*Exercise prompt*. Every line in the data below from the one containing "if (!cached ||" down to the one containing "const long long r = r0 + threadIdx.x;", both included, must be retyped exactly; no other line is to appear.

[[ Exercise data open ]]

+                                 const uint8_t* region_cost, int64_t n_img, int S, int64_t budget, int64_t max_out, int32_t* record,
+                                 void* workspace, size_t ws_bytes, void* stream) {
+    if (!score || !img_rank || !img_of_rank || !record || !workspace) return MAS_ERR_NULL;
+    if (n_img <= 0 || S <= 0 || max_out <= 0 || budget < 0) return MAS_ERR_SHAPE;
+    const int b = id_bits_for(S);
+    if (b > 24 || n_img > (1LL << (32 - b))) return MAS_ERR_RANGE;
+    const long long n = (long long)n_img * S;
+    if (n > 0x7fffffffLL || max_out > kSelCap) return MAS_ERR_RANGE;
+    if (ws_bytes < kSelWorkspaceBytes) return MAS_ERR_WORKSPACE;
+    if ((reinterpret_cast<uintptr_t>(workspace) & 15) || (reinterpret_cast<uintptr_t>(record) & 7)) return MAS_ERR_ALIGN;
+    hipStream_t st = static_cast<hipStream_t>(stream);
+    int dev = 0;
+    hipError_t e = hipGetDevice(&dev);
+    if (e != hipSuccess) return (int)e;
+    static bool attr_set[64] = {};
+    const bool cached = dev >= 0 && dev < 64;
+    if (!cached || !attr_set[dev]) {
+        e = hipFuncSetAttribute(reinterpret_cast<const void*>(&k_prefix_sort_walk), hipFuncAttributeMaxDynamicSharedMemorySize,
+                                (int)kSortSmemBytes);
+        if (e != hipSuccess) return (int)e;
+        if (cached) attr_set[dev] = true;
+    }
+    unsigned char* ws = static_cast<unsigned char*>(workspace);
+    unsigned* state = reinterpret_cast<unsigned*>(ws);
+    unsigned* hist1 = reinterpret_cast<unsigned*>(ws + kSelStateBytes);
+    unsigned* hist2 = reinterpret_cast<unsigned*>(ws + kSelStateBytes + kSelHistBytes);
+    mas_u64* cand = reinterpret_cast<mas_u64*>(ws + kSelZeroBytes);
+    e = hipMemsetAsync(ws, 0, kSelZeroBytes, st);
+    if (e != hipSuccess) return (int)e;
+    long long nblk = (n + (long long)kThreads * 8 - 1) / ((long long)kThreads * 8);
+    if (nblk > 2048) nblk = 2048;
+    const dim3 grid((unsigned)nblk), block(kThreads);
+    hipLaunchKernelGGL(k_prefix_hist<1>, grid, block, 0, st, score, valid, img_rank, (unsigned)n, (unsigned)S, b, (unsigned)max_out,
+                       state, hist1, hist2);
+    hipLaunchKernelGGL(k_prefix_hist<2>, grid, block, 0, st, score, valid, img_rank, (unsigned)n, (unsigned)S, b, (unsigned)max_out,
+                       state, hist1, hist2);
+    const dim3 cgrid((unsigned)((n + kThreads * kCompactItems - 1) / (kThreads * kCompactItems)));
+    hipLaunchKernelGGL(k_prefix_compact, cgrid, block, 0, st, score, valid, img_rank, (unsigned)n, (unsigned)S, b, state, hist2, cand);
+    hipLaunchKernelGGL(k_prefix_sort_walk, dim3(1), dim3(kSortThreads), kSortSmemBytes, st, cand, state, region_cost, img_of_rank, S, b,
+                       (unsigned long long)budget, (int)max_out, record);
+    return mas_launch_status();
+}
+
 extern "C" int mas_minmax_normalize(float* scores, int64_t n, uint32_t* scratch2, void* stream) {
     if (!scores || !scratch2) return MAS_ERR_NULL;
     if (n <= 0) return MAS_ERR_SHAPE;
diff --git a/mulactseg_amd/csrc/single_pass.hip b/mulactseg_amd/csrc/single_pass.hip
--- a/mulactseg_amd/csrc/single_pass.hip
+++ b/mulactseg_amd/csrc/single_pass.hip
@@ -527,6 +527,90 @@
     const long long r = r0 + threadIdx.x;
     const unsigned* h = s_hist + threadIdx.x * CP;
     const mas_u64* cs = s_sum + threadIdx.x * CP;
+    unsigned long long n = 0;
+    unsigned best = 0;
+    int arg = 0;
+    uint64_t hi = 0, lo = 0;
+    for (int c = 0; c < C; ++c) {
+        const unsigned v = h[c];
+        n += v;
+        if (v > best) { best = v; arg = c; }
+        if (v) mas_mac_u64_u32((uint64_t)cs[c], w31[c], &hi, &lo);
+    }
+    float sc = 0.0f;
+    if (n) sc = mas_fixed_mean(mas_shr31_u128(hi, lo), n, MAS_SCORE_FRAC);
+    if (ban_class >= 0 && arg == ban_class) sc = 0.0f;
+    score[r] = sc;
+    if (dominant) dominant[r] = arg;
+    if (count) count[r] = (unsigned)n;
+}
+
+constexpr int kFinRows = 64;
+constexpr int kFinSumLoads = kFinRows * MAS_MAX_CLASSES / 2 / kThreads;
+constexpr int kFinHistLoads = kFinRows * MAS_MAX_CLASSES / 4 / kThreads;
+static_assert(kFinSumLoads * kThreads * 2 == kFinRows * MAS_MAX_CLASSES && kFinHistLoads * kThreads * 4 == kFinRows * MAS_MAX_CLASSES,
+              "the per-thread load counts cover a tile of MAS_MAX_CLASSES columns exactly");
+
+__global__ __launch_bounds__(kThreads) void k_region_finalize_weighted_tile(const mas_u64* __restrict__ class_sum,
+                                                                             const unsigned* __restrict__ hist, int C,
+                                                                             const unsigned* __restrict__ w31, int ban_class,
+                                                                             float* __restrict__ score, int* __restrict__ dominant,
+                                                                             unsigned* __restrict__ count,
+                                                                             long long* __restrict__ hist_i64) {
+    extern __shared__ __attribute__((aligned(16))) unsigned char smem[];
+    const unsigned CP = (unsigned)C | 1u;
+    mas_u64* s_sum = reinterpret_cast<mas_u64*>(smem);
+    unsigned* s_hist = reinterpret_cast<unsigned*>(s_sum + (size_t)kFinRows * CP);
+    const unsigned tid = threadIdx.x;
+    const size_t w0 = (size_t)blockIdx.x * kFinRows * (size_t)C;
+    const ulonglong2* gsum = reinterpret_cast<const ulonglong2*>(class_sum + w0);
+    const uint4* ghist = reinterpret_cast<const uint4*>(hist + w0);
+    const unsigned nsum = (unsigned)(kFinRows * C) / 2, nhist = (unsigned)(kFinRows * C) / 4;
+    ulonglong2 sv[kFinSumLoads];
+    uint4 hv[kFinHistLoads];
+#pragma unroll
+    for (int k = 0; k < kFinSumLoads; ++k) {
+        const unsigned i = tid + k * kThreads;
+        sv[k] = i < nsum ? gsum[i] : ulonglong2{0, 0};
+    }
+#pragma unroll
+    for (int k = 0; k < kFinHistLoads; ++k) {
+        const unsigned i = tid + k * kThreads;
+        hv[k] = i < nhist ? ghist[i] : uint4{0, 0, 0, 0};
+    }
+#pragma unroll
+    for (int k = 0; k < kFinSumLoads; ++k) {
+        const unsigned i = tid + k * kThreads;
+        if (i < nsum) {
+            unsigned row = (2 * i) / (unsigned)C, col = 2 * i - row * (unsigned)C;
+            s_sum[row * CP + col] = sv[k].x;
+            if (++col == (unsigned)C) { col = 0; ++row; }
+            s_sum[row * CP + col] = sv[k].y;
+        }
+    }
+#pragma unroll
+    for (int k = 0; k < kFinHistLoads; ++k) {
+        const unsigned i = tid + k * kThreads;
+        if (i < nhist) {
+            const unsigned v[4] = {hv[k].x, hv[k].y, hv[k].z, hv[k].w};
+            unsigned row = (4 * i) / (unsigned)C, col = 4 * i - row * (unsigned)C;
+#pragma unroll
+            for (int e = 0; e < 4; ++e) {
+                s_hist[row * CP + col] = v[e];
+                if (++col == (unsigned)C) { col = 0; ++row; }
+            }
+            if (hist_i64) {
+                longlong2* o = reinterpret_cast<longlong2*>(hist_i64 + w0 + 4 * (size_t)i);
+                o[0] = longlong2{(long long)v[0], (long long)v[1]};
+                o[1] = longlong2{(long long)v[2], (long long)v[3]};
+            }
+        }
+    }
+    __syncthreads();
+    if (tid >= (unsigned)kFinRows) return;
+    const size_t r = (size_t)blockIdx.x * kFinRows + tid;
+    const unsigned* h = s_hist + tid * CP;
+    const mas_u64* cs = s_sum + tid * CP;
     unsigned long long n = 0;
     unsigned best = 0;
     int arg = 0;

[[ Exercise data closed ]]

*Completed task*.
+    if (!cached || !attr_set[dev]) {
+        e = hipFuncSetAttribute(reinterpret_cast<const void*>(&k_prefix_sort_walk), hipFuncAttributeMaxDynamicSharedMemorySize,
+                                (int)kSortSmemBytes);
+        if (e != hipSuccess) return (int)e;
+        if (cached) attr_set[dev] = true;
+    }
+    unsigned char* ws = static_cast<unsigned char*>(workspace);
+    unsigned* state = reinterpret_cast<unsigned*>(ws);
+    unsigned* hist1 = reinterpret_cast<unsigned*>(ws + kSelStateBytes);
+    unsigned* hist2 = reinterpret_cast<unsigned*>(ws + kSelStateBytes + kSelHistBytes);
+    mas_u64* cand = reinterpret_cast<mas_u64*>(ws + kSelZeroBytes);
+    e = hipMemsetAsync(ws, 0, kSelZeroBytes, st);
+    if (e != hipSuccess) return (int)e;
+    long long nblk = (n + (long long)kThreads * 8 - 1) / ((long long)kThreads * 8);
+    if (nblk > 2048) nblk = 2048;
+    const dim3 grid((unsigned)nblk), block(kThreads);
+    hipLaunchKernelGGL(k_prefix_hist<1>, grid, block, 0, st, score, valid, img_rank, (unsigned)n, (unsigned)S, b, (unsigned)max_out,
+                       state, hist1, hist2);
+    hipLaunchKernelGGL(k_prefix_hist<2>, grid, block, 0, st, score, valid, img_rank, (unsigned)n, (unsigned)S, b, (unsigned)max_out,
+                       state, hist1, hist2);
+    const dim3 cgrid((unsigned)((n + kThreads * kCompactItems - 1) / (kThreads * kCompactItems)));
+    hipLaunchKernelGGL(k_prefix_compact, cgrid, block, 0, st, score, valid, img_rank, (unsigned)n, (unsigned)S, b, state, hist2, cand);
+    hipLaunchKernelGGL(k_prefix_sort_walk, dim3(1), dim3(kSortThreads), kSortSmemBytes, st, cand, state, region_cost, img_of_rank, S, b,
+                       (unsigned long long)budget, (int)max_out, record);
+    return mas_launch_status();
+}
+
 extern "C" int mas_minmax_normalize(float* scores, int64_t n, uint32_t* scratch2, void* stream) {
     if (!scores || !scratch2) return MAS_ERR_NULL;
     if (n <= 0) return MAS_ERR_SHAPE;
diff --git a/mulactseg_amd/csrc/single_pass.hip b/mulactseg_amd/csrc/single_pass.hip
--- a/mulactseg_amd/csrc/single_pass.hip
+++ b/mulactseg_amd/csrc/single_pass.hip
@@ -527,6 +527,90 @@
     const long long r = r0 + threadIdx.x;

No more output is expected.